Report only how many lines of the entries below contain the string "long".
DATA RECORDS Start Marker
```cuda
template <bool kPlanes, bool kGated, int kFmt, bool kShort = false>
__global__ void __launch_bounds__(kThreads3, 1)
fwd3_kernel(const __grid_constant__ CUtensorMap tm_u, const __grid_constant__ CUtensorMap tm_y,
            const __grid_constant__ CUtensorMap tm_g, const __grid_constant__ GateMaps gm,
            const std::conditional_t<kShort, FwdShortParams, FwdParams> p) {
  static_assert(!(kPlanes && kGated), "composite sizes apply their gates in the outer stages");
  static_assert(!kShort || kGated, "the short filter runs in the gated pipeline");
  constexpr bool kBlocks = !kShort;
  constexpr bool kKfSlot = !kGated && !kPlanes;
  using NT = Num<kFmt>;
  extern __shared__ uint8_t smem_raw[];
  const uint32_t sbase = (smem_u32(smem_raw) + 1023u) & ~1023u;
  uint8_t* gen_base = smem_raw + (sbase - smem_u32(smem_raw));
  const uint32_t s_f = sbase + kSmemData3;
  const uint32_t s_g = s_f + kSmemF;
  const uint32_t s_bars = s_g + kSmemG;
  const uint32_t s_twb = s_g + 3 * kGTileBytes;
  const uint32_t s_tws = s_bars + kSmemBars3;
  const uint32_t s_rows = s_tws + kSmemTwSt3;
  auto s_kb = [&]() { return s_rows + kSmemRows3 + kSmemClock3 + 4u * threadIdx.x; };

  const int tid = threadIdx.x;
  const int pipe = __shfl_sync(0xffffffffu, tid >> 8, 0);
  const int hf = __shfl_sync(0xffffffffu, (tid >> 7) & 1, 0);
  const int ptid = tid & 255;
  const bool leader = ptid == 0;
  auto frag = [&]() { return FragPos::unpack(tid, ld_shared_u32(s_rows + 4u * uint32_t(ptid))); };

  const uint32_t bar_tma0 = s_bars + pipe * 16;
  const uint32_t bar_g = s_bars + 32;
  const uint32_t bar_kf = s_bars + 40 + pipe * 8;

  if (tid == 0) {
    tma_prefetch_desc(&tm_u);
    tma_prefetch_desc(&tm_y);
    if (kPlanes) tma_prefetch_desc(&tm_g);
    if (kGated) {
      tma_prefetch_desc(&gm.pre); tma_prefetch_desc(&gm.post); tma_prefetch_desc(&gm.post2); tma_prefetch_desc(&gm.y2);
      tma_prefetch_desc(&gm.xg);
    }
    mbar_init(bar_g, 1);
  }
  if (leader) {
    mbar_init(bar_tma0, 1);
    mbar_init(bar_tma0 + 8, 1);
    if (kKfSlot) mbar_init(bar_kf, 1);
  }
  fence_barrier_init();
  __syncthreads();

  const bool has_pre = kGated && p.pregate != nullptr, has_post = kGated && p.postgate != nullptr;
  const bool has_post2 = kGated && p.y2 != nullptr;
  const bool emit_xg = has_pre && p.xg_out != nullptr;
  const uint32_t bar_gate = bar_tma0 + 8;
  uint32_t gate_phase = 0;

  const int gp = blockIdx.x * kPipes3 + pipe;
  const int GP = gridDim.x * kPipes3;
#ifdef BFFC_PHASE_CLOCK
  const bool one_pipe = g_phase_one_pipe != 0;
#else
  constexpr bool one_pipe = false;
#endif
  const int u_begin = one_pipe ? (pipe ? 0 : int((long long)p.units * blockIdx.x / gridDim.x))
                               : int((long long)p.units * gp / GP);
  const int u_end = one_pipe ? (pipe ? 0 : int((long long)p.units * (blockIdx.x + 1) / gridDim.x))
                             : int((long long)p.units * (gp + 1) / GP);
  const uint32_t s_slot0 = sbase + pipe * 2 * kSlotBytes;

  auto seq_index = [&](int unit) {
    const int h = unit / p.pairs, pr = unit - h * p.pairs;
    return pr * p.H + h;
  };
  auto issue_load = [&](int unit, int slot) {
    const uint32_t bar = bar_tma0 + 8 * slot;
    const uint32_t dst = s_slot0 + slot * kSlotBytes;
    if (kGated) {
      const int uh = unit / p.pairs, ug = unit - uh * p.pairs;
      mbar_expect_tx(bar_tma0, has_pre ? 2 * kSlotBytes : kSlotBytes);
      load_tile<false, kBlocks>(s_slot0, &tm_u, bar_tma0, uh, ug, 0, p, p.win);
      load_tile<false, kBlocks>(s_slot0 + kTileBytes, &tm_u, bar_tma0, uh, ug, 1, p, p.win);
      if (has_pre) {
        load_tile<false, kBlocks>(s_slot0 + kSlotBytes, &gm.pre, bar_tma0, uh, ug, 0, p, p.win);
        load_tile<false, kBlocks>(s_slot0 + kSlotBytes + kTileBytes, &gm.pre, bar_tma0, uh, ug, 1, p, p.win);
      }
      return;
    }
    mbar_expect_tx(bar, kSlotBytes);
    if (kPlanes) {
      tma_load_3d(dst, &tm_u, bar, 0, 0, seq_index(unit));
      tma_load_3d(dst + kTileBytes, &tm_g, bar, 0, 0, seq_index(unit));
    } else {
      const int uh = unit / p.pairs, ug = unit - uh * p.pairs;
      load_tile<false, kBlocks>(dst, &tm_u, bar, uh, ug, 0, p, p.win);
      load_tile<false, kBlocks>(dst + kTileBytes, &tm_u, bar, uh, ug, 1, p, p.win);
    }
  };
  auto kf_row = [&](int h) { return reinterpret_cast<const uint8_t*>(p.kf) + size_t(h) * kSlotBytes; };
  auto kf_block = [&](int h) {
    if (kPlanes && p.kf_gs == 1) return h;
    const uint32_t c = kPlanes ? uint32_t(p.kf_h0 + (h >> p.kf_rshift)) : uint32_t(h);
    const int g = int(__umulhi(c << 1, p.kf_gs_mul) >> p.kf_gs_shift);
    return kPlanes ? (g << p.kf_rshift) | (h & ((1 << p.kf_rshift) - 1)) : g;
  };
  if (!kKfSlot && leader && u_begin < u_end) issue_load(u_begin, 0);
  if (tid == 0) {
    mbar_expect_tx(bar_g, 3 * kGTileBytes);
    for (int c = 0; c < 3 * kGTileBytes; c += 8192)
      bulk_load(s_g + c, reinterpret_cast<const uint8_t*>(p.gtiles) + c, 8192, bar_g);
  }
  load_dft128(gen_base + kSmemData3, p.dft, tid, kThreads3);
  if (pipe == 0) {
    const FragPos fp(tid, kPlanes ? 128 : p.seg_bytes >> 7);
    st_shared_u32(s_rows + 4u * uint32_t(ptid), fp.packed());
    const float tw_inv = 1.0f / float(p.tw_n);
#pragma unroll
    for (int rr = 0; rr < 2; ++rr) {
      RowTw t;
      t.init(fp.row[rr] & p.tw_mask, fp.q, tw_inv);
      t.store(s_twb, s_tws, fp.row[rr], fp.q);
    }
  }
  auto row_tw = [&](RowTw (&tw)[2]) {
    const FragPos fp = frag();
    tw[0].load(s_twb, s_tws, fp.row[0], fp.q);
    tw[1].load(s_twb, s_tws, fp.row[1], fp.q);
  };
  if constexpr (kKfSlot) {
    grid_dep_wait();
    grid_dep_launch();
    if (leader && u_begin < u_end) {
      issue_load(u_begin, 0);
      const int g0 = kf_block(u_begin / p.pairs);
      bulk_prefetch_l2(kf_row(g0), kSlotBytes);
      if ((g0 + 1) * p.kf_gs * p.pairs < u_end) bulk_prefetch_l2(kf_row(g0 + 1), kSlotBytes);
    }
  }
  fence_proxy_async_smem();
  __syncthreads();
  mbar_wait(bar_g, 0);

  const uint32_t bar_id = 1 + pipe;
  auto pipe_sync = [&]() { named_bar_sync(bar_id, kPipeThreads); };
  auto publish_smem = [&]() { fence_proxy_async_smem(); pipe_sync(); };

  auto store_tiles = [&](const CUtensorMap* my, uint32_t sT, int unit) {
    const int uh = unit / p.pairs, ug = unit - uh * p.pairs;
    for (int w = 0; w < 2; ++w) {
      if constexpr (!kBlocks) {
        for (int sg = 0; sg < p.nseg; ++sg) {
          const int i = (ug * p.nseg + sg) * 2 + w;
          if (i < p.B) {
            const ItemPos<kBlocks> it(p, i, 0);
            tma_store_4d(my, sT + w * kTileBytes + sg * p.seg_bytes + (kBlocks ? p.win * 128 : 0), 0, it.row, uh,
                         it.b);
          }
        }
      } else {
        const ItemPos<kBlocks> it(p, ug * p.nseg * 2 + w, 0);
        for (int sg = 0; sg < p.nseg; ++sg)
          if ((ug * p.nseg + sg) * 2 + w < p.B)
            tma_store_4d(my, sT + w * kTileBytes + sg * p.seg_bytes + p.win * 128, 0, it.row, uh, it.b + 2 * sg);
      }
    }
    tma_store_commit();
  };

  Acc d;
  d.zero();
  uint32_t are[4][4], aim[4][4];
#ifdef BFFC_PHASE_CLOCK
  PhaseClock clk;
  if (leader) clk.init(s_rows + kSmemRows3 + pipe * kPhases * 8);
  auto mark = [&](int ph) { if (leader) clk.mark(ph); };
#else
  auto mark = [](int) {};
#endif

  const int kf_units = p.kf_gs * p.pairs;
  int kf_g = kKfSlot ? kf_block(u_begin / p.pairs) : 0;
  int kf_next = (kf_g + 1) * kf_units;
  for (int unit = u_begin, n = 0; unit < u_end; ++unit, ++n) {
    const int slot = kGated ? 0 : (n & 1);
    const uint32_t sX = s_slot0 + slot * kSlotBytes;
    const uint32_t sGate = s_slot0 + kSlotBytes;
    const int h = unit / p.pairs;
    if constexpr (kGated) st_shared_u32(s_kb(), uint32_t(kf_block(h)));

    mbar_wait(bar_tma0 + 8 * slot, kGated ? (n & 1) : ((n >> 1) & 1));
    mark(kPhTmaWait);
    if (kGated) {
      if constexpr (kShort) {
        const ShortParams& sf = p.sf;
        if (has_pre || sf.u.w) {
          const Taps ta = sf.u.w ? load_taps(sf.u, sf, h) : Taps{};
          const Taps tb = has_pre && sf.pre.w ? load_taps(sf.pre, sf, h) : Taps{};
          short_slot<kFmt>(sX, has_pre ? sGate : 0u, ta, tb, sf.u.w != nullptr, sf.pre.w != nullptr, ptid,
                           ShortRow(p, unit - h * p.pairs, ptid), pipe_sync);
          publish_smem();
        }
      } else if (has_pre) {
#pragma unroll 4
        for (int i = 0; i < kSlotBytes / 16 / kPipeThreads; ++i) {
          const uint32_t off = uint32_t(i * kPipeThreads + ptid) * 16u;
          const uint4 a = ld_shared_v4(sX + off), g = ld_shared_v4(sGate + off);
          st_shared_v4(sX + off, NT::hmul2(a.x, g.x), NT::hmul2(a.y, g.y), NT::hmul2(a.z, g.z), NT::hmul2(a.w, g.w));
        }
        publish_smem();
      }
      if (leader) {
        if (emit_xg) store_tiles(&gm.xg, sX, unit);
        if (has_post) {
          const int ug = unit - h * p.pairs;
          mbar_expect_tx(bar_gate, kSlotBytes);
          load_tile<false, kBlocks>(sGate, &gm.post, bar_gate, h, ug, 0, p, p.win);
          load_tile<false, kBlocks>(sGate + kTileBytes, &gm.post, bar_gate, h, ug, 1, p, p.win);
        }
      }
    }
    mark(kPhPass0);

    f128_stage<kFmt>(d, s_f, hf, sX, p.kmask);
    f128_wait<false>(d, frag());
    mark(kPhStage1);
    if constexpr (kKfSlot) pipe_sync();
    if (leader) {
      if (kGated) {
        if (emit_xg) tma_store_wait_read0();
      } else {
        if constexpr (kKfSlot) {
          mbar_expect_tx(bar_kf, kSlotBytes);
          if (unit == kf_next) { ++kf_g; kf_next += kf_units; }
          bulk_load(sX, kf_row(kf_g), kSlotBytes, bar_kf);
          if (unit == kf_next - kf_units && kf_next < u_end) bulk_prefetch_l2(kf_row(kf_g + 1), kSlotBytes);
        }
        if (unit + 1 < u_end) {
          tma_store_wait_read0();
          issue_load(unit + 1, slot ^ 1);
        }
      }
    }
    mark(kPhBarStage1);

    {
      RowTw tw[2];
      row_tw(tw);
      twiddle_frag<false>(d, tw, p.tw_scale);
    }
    frag_to_a<kFmt>(d, are, aim);
    mark(kPhPass1);
    r64_stage<kFmt>(d, are, aim, s_g, s_g + 2 * kGTileBytes, s_g + kGTileBytes, s_g);
    wgmma_wait_regs(d);
    mark(kPhStage2);

    if constexpr (kKfSlot) mbar_wait(bar_kf, n & 1);
    mark(kPhKfWait);
    {
      const FragPos fp = frag();
      const uint2* kfp = reinterpret_cast<const uint2*>(p.kf) + size_t(kGated ? int(ld_shared_u32(s_kb())) : kf_block(h)) * 16 * 128 * 2 +
                         (fp.q & 1);
      const uint32_t kfs = sX + 8u * uint32_t(fp.q & 1);
      const f32x2 kfs2 = pk2(p.kf_scale, p.kf_scale);
#pragma unroll
      for (int rr = 0; rr < 2; ++rr) {
        const int k1 = fp.row[rr];
        uint2 kv[8];
#pragma unroll
        for (int i = 0; i < 8; ++i) {
          if constexpr (kKfSlot) kv[i] = ld_shared_v2(kfs + uint32_t((2 * i + (fp.q >> 1)) * 128 + k1) * 16u);
          else kv[i] = __ldg(kfp + ((2 * i + (fp.q >> 1)) * 128 + k1) * 2);
        }
#pragma unroll
        for (int i = 0; i < 8; ++i) {
          f32x2 kr2 = NT::unpack(kv[i].x), ki2 = NT::unpack(kv[i].y ^ p.kf_conj_mask);
          if (kFmt == 0) { kr2 = mul2(kr2, kfs2); ki2 = mul2(ki2, kfs2); }
          const int e = 4 * i + 2 * rr;
          f32x2 vr, vi;
          cmul2(pk2(d.r[e], d.r[e + 1]), pk2(d.i[e], d.i[e + 1]), kr2, ki2, vr, vi);
          upk2(vr, d.r[e], d.r[e + 1]);
          upk2(vi, d.i[e], d.i[e + 1]);
        }
      }
    }
    frag_to_a<kFmt>(d, are, aim);
    mark(kPhPass3);
    r64_stage<kFmt>(d, are, aim, s_g, s_g + kGTileBytes, s_g + 2 * kGTileBytes, s_g);
    wgmma_wait_regs(d);
    mark(kPhStage3);

    {
      RowTw tw[2];
      row_tw(tw);
      twiddle_frag<true>(d, tw, p.tw_scale);
    }
    mark(kPhPass5);
    pipe_sync();
    mark(kPhBarPass5);
    frag_store_tile<kFmt>(sX, frag(), d);
    mark(kPhStoreY);
    publish_smem();
    mark(kPhPublishY);
    f128_stage<kFmt>(d, s_f, hf, sX, 0xff);
    wgmma_wait_regs(d);
    mark(kPhStage4);
    pipe_sync();
    mark(kPhBarStage4);

    auto pass6 = [&](bool gate) {
      const FragPos fp = frag();
#pragma unroll
      for (int i = 0; i < 8; ++i) {
        float o[2][2][2];
#pragma unroll
        for (int e = 0; e < 2; ++e) {
          float pr = d.r[4 * i + e], pi = d.i[4 * i + e], qr = d.r[4 * i + 2 + e], qi = d.i[4 * i + 2 + e];
          pair_butterfly<true>(fp.mix, pr, pi, qr, qi);
          o[0][0][e] = pr; o[0][1][e] = pi; o[1][0][e] = qr; o[1][1][e] = qi;
        }
#pragma unroll
        for (int rr = 0; rr < 2; ++rr) {
          const uint32_t off = frag_off(fp.row[rr], i, fp.q);
          uint32_t vr = NT::pack(o[rr][0][0], o[rr][0][1]), vi = NT::pack(o[rr][1][0], o[rr][1][1]);
          if (kGated && gate) {
            vr = NT::hmul2(vr, ld_shared_u32(sGate + off));
            vi = NT::hmul2(vi, ld_shared_u32(sGate + kTileBytes + off));
          }
          st_shared_u32(sX + off, vr);
          st_shared_u32(sX + kTileBytes + off, vi);
        }
      }
    };
    auto store_out = [&](const CUtensorMap* my) {
      if (kPlanes) {
        tma_store_3d(my, sX, 0, 0, seq_index(unit));
        tma_store_3d(&tm_g, sX + kTileBytes, 0, 0, seq_index(unit));
        tma_store_commit();
      } else {
        store_tiles(my, sX, unit);
      }
    };
    if (has_post) { mbar_wait(bar_gate, gate_phase); gate_phase ^= 1; }
    if constexpr (kShort) {
      if (has_post && p.sf.post.w) {
        const Taps tq = load_taps(p.sf.post, p.sf, h);
        short_slot<kFmt>(sGate, 0u, tq, tq, true, false, ptid, ShortRow(p, unit - h * p.pairs, ptid), pipe_sync);
        pipe_sync();
      }
    }
    mark(kPhGateWait);
    pass6(has_post);
    mark(kPhPass6);
    publish_smem();
    mark(kPhPublishOut);
    if (leader) {
      store_out(&tm_y);
      if (has_post2) {
        const int ug = unit - h * p.pairs;
        mbar_expect_tx(bar_gate, kSlotBytes);
        load_tile<false, kBlocks>(sGate, &gm.post2, bar_gate, h, ug, 0, p, p.win);
        load_tile<false, kBlocks>(sGate + kTileBytes, &gm.post2, bar_gate, h, ug, 1, p, p.win);
        tma_store_wait_read0();
      }
    }
    if (has_post2) {
      pipe_sync();
      mbar_wait(bar_gate, gate_phase); gate_phase ^= 1;
      if constexpr (kShort) {
        if (p.sf.post2.w) {
          const Taps tq = load_taps(p.sf.post2, p.sf, h);
          short_slot<kFmt>(sGate, 0u, tq, tq, true, false, ptid, ShortRow(p, unit - h * p.pairs, ptid), pipe_sync);
          pipe_sync();
        }
      }
      pass6(true);
      publish_smem();
      if (leader) store_out(&gm.y2);
    }
    if (kGated && leader && unit + 1 < u_end) {
      tma_store_wait_read0();
      issue_load(unit + 1, 0);
    }
    mark(kPhStoreOut);
  }

  if (leader) tma_store_wait_all0();
#ifdef BFFC_PHASE_CLOCK
  if (leader) clk.flush(pipe, u_end - u_begin);
#endif
}

}
}
```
DATA RECORDS End Marker
● **SOLUTION TO THIS PROBLEM**
4